▶ EXERCISE OBJECTIVE:
Report the count of lines containing the word "OpvEventRec" in the entries below, and nothing more.

Dataset excerpts:
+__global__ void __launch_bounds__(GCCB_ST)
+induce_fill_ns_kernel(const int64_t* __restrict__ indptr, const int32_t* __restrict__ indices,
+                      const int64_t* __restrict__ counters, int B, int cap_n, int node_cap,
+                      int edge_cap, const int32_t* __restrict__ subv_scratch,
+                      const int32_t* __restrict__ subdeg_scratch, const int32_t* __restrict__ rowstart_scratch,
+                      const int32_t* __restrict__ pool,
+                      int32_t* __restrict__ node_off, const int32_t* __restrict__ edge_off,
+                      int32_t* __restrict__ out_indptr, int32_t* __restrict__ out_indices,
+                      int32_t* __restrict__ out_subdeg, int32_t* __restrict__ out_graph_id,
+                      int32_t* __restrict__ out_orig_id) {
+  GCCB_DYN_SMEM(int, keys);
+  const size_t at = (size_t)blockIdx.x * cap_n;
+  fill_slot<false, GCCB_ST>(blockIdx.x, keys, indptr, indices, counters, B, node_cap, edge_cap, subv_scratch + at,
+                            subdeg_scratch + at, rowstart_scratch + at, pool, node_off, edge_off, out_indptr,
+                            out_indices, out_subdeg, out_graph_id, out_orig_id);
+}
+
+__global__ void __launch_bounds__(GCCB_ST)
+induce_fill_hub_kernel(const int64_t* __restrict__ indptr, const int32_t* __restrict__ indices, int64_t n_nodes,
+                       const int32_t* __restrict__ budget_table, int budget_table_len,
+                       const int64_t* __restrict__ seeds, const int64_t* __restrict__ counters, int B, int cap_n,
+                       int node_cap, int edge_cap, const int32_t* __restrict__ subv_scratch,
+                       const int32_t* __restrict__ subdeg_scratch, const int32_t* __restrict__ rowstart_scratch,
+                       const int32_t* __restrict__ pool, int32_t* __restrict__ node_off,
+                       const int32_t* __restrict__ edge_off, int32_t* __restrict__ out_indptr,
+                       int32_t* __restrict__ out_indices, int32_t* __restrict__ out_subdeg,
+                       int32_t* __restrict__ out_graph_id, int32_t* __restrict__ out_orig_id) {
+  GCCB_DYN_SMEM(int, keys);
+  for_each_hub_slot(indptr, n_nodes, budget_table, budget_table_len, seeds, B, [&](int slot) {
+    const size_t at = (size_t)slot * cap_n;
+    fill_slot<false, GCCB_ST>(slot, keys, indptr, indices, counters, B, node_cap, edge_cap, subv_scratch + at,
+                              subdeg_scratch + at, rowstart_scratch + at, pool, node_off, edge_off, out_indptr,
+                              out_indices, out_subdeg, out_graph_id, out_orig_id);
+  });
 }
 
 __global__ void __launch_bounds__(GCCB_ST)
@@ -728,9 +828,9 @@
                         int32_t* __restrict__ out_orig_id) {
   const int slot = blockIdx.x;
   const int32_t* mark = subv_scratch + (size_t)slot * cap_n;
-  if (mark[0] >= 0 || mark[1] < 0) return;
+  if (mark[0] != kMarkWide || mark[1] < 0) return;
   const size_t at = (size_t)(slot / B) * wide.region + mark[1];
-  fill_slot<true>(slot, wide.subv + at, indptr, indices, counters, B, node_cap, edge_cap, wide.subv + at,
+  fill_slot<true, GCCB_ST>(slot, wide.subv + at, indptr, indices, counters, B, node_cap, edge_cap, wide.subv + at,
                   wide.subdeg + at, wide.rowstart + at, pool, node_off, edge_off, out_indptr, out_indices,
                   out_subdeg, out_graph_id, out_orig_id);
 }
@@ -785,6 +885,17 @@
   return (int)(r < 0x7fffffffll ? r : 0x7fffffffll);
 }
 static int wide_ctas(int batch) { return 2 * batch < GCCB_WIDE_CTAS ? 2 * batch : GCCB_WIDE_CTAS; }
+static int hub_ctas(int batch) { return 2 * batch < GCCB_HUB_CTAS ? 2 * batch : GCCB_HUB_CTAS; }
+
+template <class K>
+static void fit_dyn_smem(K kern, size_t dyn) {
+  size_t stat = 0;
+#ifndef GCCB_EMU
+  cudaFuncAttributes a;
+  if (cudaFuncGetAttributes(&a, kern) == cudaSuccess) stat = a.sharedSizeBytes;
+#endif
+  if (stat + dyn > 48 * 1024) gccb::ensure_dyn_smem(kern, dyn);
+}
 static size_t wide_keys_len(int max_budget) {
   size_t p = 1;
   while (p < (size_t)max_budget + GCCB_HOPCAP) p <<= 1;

---

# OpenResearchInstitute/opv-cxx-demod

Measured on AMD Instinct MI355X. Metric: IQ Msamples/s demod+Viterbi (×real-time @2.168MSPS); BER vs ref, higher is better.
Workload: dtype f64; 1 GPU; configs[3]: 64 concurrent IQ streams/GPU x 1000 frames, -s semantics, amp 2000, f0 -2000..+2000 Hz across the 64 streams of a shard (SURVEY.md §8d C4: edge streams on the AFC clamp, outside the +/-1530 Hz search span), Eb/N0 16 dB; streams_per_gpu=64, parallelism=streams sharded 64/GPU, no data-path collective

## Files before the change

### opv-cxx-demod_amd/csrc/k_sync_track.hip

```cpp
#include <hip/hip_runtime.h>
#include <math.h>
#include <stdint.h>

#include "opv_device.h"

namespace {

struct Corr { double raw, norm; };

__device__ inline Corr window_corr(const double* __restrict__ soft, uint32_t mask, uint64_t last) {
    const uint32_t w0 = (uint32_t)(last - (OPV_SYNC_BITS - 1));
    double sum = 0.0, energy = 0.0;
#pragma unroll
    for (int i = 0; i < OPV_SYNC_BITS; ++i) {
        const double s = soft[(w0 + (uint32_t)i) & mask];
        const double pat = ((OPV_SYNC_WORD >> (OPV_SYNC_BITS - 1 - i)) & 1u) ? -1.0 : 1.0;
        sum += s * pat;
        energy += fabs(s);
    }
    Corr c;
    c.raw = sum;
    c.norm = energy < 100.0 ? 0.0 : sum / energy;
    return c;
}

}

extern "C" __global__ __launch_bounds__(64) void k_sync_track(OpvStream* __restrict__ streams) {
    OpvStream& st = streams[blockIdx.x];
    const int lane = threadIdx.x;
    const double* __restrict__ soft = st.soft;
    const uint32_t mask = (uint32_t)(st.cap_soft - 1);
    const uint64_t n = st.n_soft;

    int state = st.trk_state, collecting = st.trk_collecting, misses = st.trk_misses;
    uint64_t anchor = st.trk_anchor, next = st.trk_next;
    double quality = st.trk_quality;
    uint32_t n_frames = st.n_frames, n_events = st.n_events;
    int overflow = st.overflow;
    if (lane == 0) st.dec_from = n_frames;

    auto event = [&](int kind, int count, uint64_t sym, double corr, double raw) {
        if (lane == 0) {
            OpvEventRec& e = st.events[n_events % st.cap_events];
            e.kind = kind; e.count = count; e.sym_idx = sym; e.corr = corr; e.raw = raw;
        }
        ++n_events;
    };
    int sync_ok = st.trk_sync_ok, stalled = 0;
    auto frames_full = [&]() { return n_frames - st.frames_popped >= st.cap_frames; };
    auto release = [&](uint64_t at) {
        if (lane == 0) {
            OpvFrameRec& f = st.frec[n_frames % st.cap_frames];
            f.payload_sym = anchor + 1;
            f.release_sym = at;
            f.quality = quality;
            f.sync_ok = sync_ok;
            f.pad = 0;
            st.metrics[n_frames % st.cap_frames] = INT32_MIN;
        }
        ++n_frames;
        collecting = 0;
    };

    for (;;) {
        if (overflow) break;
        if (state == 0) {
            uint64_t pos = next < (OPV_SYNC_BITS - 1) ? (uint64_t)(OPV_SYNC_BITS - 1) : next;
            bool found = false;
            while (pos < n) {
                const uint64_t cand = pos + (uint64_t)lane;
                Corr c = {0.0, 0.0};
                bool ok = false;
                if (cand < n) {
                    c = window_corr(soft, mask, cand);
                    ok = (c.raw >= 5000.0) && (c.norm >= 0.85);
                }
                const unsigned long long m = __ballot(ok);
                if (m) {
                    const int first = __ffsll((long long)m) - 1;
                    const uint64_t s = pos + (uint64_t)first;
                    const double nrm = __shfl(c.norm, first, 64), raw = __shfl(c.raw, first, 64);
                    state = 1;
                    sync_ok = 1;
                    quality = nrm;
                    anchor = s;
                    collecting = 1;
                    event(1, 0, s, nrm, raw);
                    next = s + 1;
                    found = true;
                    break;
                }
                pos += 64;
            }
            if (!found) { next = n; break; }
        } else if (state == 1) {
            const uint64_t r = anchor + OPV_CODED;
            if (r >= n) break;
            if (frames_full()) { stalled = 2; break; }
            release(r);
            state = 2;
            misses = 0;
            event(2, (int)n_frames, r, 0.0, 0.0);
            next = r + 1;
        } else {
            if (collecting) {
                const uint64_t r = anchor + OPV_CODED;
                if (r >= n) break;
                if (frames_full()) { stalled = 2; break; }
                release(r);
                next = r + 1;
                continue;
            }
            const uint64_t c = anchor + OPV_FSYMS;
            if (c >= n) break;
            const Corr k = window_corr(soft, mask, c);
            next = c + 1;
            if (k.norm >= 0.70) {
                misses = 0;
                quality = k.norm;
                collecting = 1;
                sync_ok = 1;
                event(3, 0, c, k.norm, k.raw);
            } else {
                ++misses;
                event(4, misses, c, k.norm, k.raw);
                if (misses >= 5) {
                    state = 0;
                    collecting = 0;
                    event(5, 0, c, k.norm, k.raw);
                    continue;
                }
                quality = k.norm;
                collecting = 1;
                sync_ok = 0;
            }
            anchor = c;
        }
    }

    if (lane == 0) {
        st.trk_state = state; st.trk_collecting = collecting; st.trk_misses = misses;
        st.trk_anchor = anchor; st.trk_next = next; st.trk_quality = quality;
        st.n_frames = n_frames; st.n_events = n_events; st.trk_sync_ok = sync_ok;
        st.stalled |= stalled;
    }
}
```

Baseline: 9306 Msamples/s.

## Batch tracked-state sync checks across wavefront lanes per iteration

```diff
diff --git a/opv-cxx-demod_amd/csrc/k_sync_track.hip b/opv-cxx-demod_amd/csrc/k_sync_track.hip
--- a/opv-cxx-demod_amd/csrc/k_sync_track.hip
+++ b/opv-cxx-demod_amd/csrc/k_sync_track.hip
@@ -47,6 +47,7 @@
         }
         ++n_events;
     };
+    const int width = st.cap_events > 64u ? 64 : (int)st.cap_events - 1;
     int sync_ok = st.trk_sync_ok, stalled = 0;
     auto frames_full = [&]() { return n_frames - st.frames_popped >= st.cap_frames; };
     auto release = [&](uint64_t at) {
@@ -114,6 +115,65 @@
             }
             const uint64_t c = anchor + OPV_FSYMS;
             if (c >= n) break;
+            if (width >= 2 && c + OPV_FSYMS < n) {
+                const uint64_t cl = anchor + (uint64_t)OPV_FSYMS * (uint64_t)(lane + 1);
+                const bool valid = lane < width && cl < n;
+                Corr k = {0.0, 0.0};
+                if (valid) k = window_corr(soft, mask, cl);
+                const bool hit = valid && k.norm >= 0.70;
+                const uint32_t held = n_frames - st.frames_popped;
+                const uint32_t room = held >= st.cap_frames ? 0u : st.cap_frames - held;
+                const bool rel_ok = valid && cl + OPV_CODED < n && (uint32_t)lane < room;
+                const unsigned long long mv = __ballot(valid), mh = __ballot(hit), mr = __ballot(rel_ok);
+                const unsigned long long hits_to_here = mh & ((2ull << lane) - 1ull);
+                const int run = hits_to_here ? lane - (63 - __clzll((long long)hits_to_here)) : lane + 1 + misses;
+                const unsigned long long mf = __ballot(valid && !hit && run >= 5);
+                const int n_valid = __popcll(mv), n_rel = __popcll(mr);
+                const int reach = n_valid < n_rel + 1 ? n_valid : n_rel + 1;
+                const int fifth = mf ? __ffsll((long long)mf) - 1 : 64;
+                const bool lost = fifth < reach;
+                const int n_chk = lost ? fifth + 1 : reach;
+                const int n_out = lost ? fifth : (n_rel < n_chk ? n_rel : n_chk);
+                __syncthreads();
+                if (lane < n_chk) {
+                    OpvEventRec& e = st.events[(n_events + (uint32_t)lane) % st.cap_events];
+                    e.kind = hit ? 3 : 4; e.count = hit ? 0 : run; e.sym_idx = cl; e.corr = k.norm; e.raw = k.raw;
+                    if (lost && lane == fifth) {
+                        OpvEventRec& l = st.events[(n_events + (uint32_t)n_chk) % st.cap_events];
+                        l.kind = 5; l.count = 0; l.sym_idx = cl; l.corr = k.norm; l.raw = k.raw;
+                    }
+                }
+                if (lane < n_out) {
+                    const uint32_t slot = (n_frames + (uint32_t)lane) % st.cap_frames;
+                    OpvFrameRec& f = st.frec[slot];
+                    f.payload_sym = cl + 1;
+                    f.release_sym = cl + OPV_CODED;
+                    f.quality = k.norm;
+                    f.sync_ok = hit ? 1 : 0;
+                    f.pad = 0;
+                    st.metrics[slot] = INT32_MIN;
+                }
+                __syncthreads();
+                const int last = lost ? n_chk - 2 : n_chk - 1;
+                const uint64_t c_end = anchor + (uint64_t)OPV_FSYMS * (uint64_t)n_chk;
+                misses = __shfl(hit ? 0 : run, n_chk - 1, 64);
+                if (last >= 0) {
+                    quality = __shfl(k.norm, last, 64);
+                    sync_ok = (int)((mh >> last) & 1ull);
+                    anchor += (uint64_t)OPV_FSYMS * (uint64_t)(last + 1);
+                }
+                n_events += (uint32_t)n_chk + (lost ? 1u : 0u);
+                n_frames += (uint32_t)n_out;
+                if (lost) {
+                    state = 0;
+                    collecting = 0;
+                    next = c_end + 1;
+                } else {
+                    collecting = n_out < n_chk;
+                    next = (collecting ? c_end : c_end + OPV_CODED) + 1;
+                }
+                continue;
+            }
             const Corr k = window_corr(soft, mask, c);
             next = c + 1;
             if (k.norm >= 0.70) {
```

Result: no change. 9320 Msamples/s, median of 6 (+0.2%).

==

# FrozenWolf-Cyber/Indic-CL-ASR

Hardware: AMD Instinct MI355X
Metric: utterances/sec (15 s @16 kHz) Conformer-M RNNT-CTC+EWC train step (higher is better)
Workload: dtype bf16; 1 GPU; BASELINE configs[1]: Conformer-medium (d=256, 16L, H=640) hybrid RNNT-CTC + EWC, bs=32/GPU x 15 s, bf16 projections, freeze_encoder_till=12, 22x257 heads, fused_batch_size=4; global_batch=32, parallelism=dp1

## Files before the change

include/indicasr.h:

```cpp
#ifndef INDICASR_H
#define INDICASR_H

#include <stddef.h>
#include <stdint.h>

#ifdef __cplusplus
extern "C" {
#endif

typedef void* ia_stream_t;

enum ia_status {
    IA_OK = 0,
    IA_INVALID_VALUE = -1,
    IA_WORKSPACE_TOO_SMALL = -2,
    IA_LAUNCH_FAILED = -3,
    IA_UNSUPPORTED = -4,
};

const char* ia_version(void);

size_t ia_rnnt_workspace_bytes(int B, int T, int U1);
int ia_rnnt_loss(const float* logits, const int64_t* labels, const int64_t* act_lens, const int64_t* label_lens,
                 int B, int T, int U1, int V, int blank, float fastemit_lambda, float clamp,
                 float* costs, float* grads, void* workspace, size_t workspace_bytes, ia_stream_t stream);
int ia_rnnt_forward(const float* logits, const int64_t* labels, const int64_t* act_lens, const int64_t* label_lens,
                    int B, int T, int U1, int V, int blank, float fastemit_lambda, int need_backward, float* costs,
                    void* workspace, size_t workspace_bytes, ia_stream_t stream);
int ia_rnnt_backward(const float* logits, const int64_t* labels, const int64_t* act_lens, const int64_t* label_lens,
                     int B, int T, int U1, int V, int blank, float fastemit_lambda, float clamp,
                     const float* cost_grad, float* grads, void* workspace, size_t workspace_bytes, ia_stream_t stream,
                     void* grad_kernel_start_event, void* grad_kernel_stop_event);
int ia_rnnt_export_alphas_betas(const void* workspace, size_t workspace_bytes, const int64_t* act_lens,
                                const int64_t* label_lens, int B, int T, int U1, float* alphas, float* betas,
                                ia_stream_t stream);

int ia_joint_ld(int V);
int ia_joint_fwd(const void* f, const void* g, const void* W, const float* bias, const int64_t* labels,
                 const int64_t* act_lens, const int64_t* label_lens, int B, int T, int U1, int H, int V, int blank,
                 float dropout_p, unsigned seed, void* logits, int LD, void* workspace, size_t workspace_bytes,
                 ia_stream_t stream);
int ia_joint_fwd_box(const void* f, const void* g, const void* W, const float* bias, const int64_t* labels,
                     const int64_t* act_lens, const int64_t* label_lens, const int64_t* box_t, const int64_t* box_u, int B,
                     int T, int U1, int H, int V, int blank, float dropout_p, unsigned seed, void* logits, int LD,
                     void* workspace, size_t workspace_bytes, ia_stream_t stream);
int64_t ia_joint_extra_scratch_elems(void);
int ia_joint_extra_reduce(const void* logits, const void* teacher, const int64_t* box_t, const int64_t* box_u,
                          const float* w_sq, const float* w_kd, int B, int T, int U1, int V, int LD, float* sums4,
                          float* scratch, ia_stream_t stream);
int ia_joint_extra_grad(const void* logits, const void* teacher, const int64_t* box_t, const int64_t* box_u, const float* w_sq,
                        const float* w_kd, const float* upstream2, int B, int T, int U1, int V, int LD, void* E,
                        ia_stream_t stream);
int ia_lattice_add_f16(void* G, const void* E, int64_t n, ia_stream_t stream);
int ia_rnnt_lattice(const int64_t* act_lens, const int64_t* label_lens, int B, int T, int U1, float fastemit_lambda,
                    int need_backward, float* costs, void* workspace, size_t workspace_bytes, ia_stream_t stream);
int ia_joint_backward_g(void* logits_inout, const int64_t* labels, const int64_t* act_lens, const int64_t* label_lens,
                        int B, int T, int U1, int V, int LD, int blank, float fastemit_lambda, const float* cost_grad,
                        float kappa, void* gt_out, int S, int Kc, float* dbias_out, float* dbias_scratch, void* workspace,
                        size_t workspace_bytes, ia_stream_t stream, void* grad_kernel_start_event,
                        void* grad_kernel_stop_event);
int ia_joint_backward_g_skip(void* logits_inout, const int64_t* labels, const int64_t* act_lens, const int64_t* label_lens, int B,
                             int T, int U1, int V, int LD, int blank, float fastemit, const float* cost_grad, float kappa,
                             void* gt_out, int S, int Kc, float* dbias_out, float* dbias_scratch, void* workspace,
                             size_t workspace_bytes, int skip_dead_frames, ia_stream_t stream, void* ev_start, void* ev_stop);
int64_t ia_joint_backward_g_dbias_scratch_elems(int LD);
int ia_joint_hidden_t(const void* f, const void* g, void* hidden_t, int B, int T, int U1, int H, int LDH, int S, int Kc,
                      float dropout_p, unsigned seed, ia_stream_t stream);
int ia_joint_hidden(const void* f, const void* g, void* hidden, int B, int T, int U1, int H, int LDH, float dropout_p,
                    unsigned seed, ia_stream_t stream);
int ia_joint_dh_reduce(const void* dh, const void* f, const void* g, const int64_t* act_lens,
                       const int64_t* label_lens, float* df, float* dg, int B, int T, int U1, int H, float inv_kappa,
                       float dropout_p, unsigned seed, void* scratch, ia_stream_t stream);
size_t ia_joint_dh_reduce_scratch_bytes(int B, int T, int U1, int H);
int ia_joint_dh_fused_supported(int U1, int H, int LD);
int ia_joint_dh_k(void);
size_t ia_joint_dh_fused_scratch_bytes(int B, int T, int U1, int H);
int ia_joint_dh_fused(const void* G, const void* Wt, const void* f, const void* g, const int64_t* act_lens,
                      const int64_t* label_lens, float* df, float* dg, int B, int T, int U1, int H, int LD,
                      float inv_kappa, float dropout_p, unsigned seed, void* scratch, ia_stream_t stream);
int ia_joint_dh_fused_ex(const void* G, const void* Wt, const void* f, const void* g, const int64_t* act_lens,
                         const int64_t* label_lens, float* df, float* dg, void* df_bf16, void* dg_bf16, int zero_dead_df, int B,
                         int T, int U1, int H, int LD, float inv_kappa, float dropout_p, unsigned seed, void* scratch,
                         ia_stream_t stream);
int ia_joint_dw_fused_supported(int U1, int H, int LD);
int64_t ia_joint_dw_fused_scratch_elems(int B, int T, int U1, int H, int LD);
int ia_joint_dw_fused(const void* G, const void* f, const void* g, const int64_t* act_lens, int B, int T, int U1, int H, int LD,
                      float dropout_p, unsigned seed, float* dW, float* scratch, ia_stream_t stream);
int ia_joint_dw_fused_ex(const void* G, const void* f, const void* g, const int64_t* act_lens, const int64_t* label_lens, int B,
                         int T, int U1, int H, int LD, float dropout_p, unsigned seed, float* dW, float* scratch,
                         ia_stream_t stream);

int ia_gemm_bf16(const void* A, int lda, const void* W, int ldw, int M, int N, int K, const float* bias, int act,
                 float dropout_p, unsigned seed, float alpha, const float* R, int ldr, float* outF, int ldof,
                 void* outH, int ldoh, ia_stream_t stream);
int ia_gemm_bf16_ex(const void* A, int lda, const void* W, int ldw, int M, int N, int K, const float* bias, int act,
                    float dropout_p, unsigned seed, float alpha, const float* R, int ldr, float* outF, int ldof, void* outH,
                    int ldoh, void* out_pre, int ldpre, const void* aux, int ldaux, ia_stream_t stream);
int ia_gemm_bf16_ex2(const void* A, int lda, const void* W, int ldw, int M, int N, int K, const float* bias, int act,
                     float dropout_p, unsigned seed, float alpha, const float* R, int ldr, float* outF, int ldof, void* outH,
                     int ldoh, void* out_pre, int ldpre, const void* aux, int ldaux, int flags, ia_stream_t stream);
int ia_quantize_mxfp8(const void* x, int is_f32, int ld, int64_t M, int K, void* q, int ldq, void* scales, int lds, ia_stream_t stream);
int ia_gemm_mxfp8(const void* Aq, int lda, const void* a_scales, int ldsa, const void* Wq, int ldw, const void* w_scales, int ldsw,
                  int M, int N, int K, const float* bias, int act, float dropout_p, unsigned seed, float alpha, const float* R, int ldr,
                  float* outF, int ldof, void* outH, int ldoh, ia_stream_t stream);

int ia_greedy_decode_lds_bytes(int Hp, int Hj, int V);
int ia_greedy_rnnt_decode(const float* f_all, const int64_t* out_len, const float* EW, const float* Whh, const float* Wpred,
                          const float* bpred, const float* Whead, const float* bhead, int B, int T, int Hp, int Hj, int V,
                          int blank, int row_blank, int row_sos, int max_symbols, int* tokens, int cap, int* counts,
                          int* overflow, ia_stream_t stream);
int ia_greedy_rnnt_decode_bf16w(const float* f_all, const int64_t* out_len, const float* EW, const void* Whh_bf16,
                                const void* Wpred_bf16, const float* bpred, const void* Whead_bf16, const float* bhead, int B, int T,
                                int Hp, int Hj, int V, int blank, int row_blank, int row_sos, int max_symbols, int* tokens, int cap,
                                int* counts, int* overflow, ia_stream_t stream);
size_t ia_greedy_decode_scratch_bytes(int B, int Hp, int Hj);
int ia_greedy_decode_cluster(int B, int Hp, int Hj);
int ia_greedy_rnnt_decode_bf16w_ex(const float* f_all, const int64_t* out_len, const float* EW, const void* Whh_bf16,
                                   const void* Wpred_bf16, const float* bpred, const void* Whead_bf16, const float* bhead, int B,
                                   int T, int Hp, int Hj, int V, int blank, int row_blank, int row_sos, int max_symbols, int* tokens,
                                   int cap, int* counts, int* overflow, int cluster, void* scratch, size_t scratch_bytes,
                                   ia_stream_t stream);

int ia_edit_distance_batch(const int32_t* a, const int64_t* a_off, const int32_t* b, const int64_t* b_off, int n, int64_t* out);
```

▶ WRITTEN SOLUTION:
3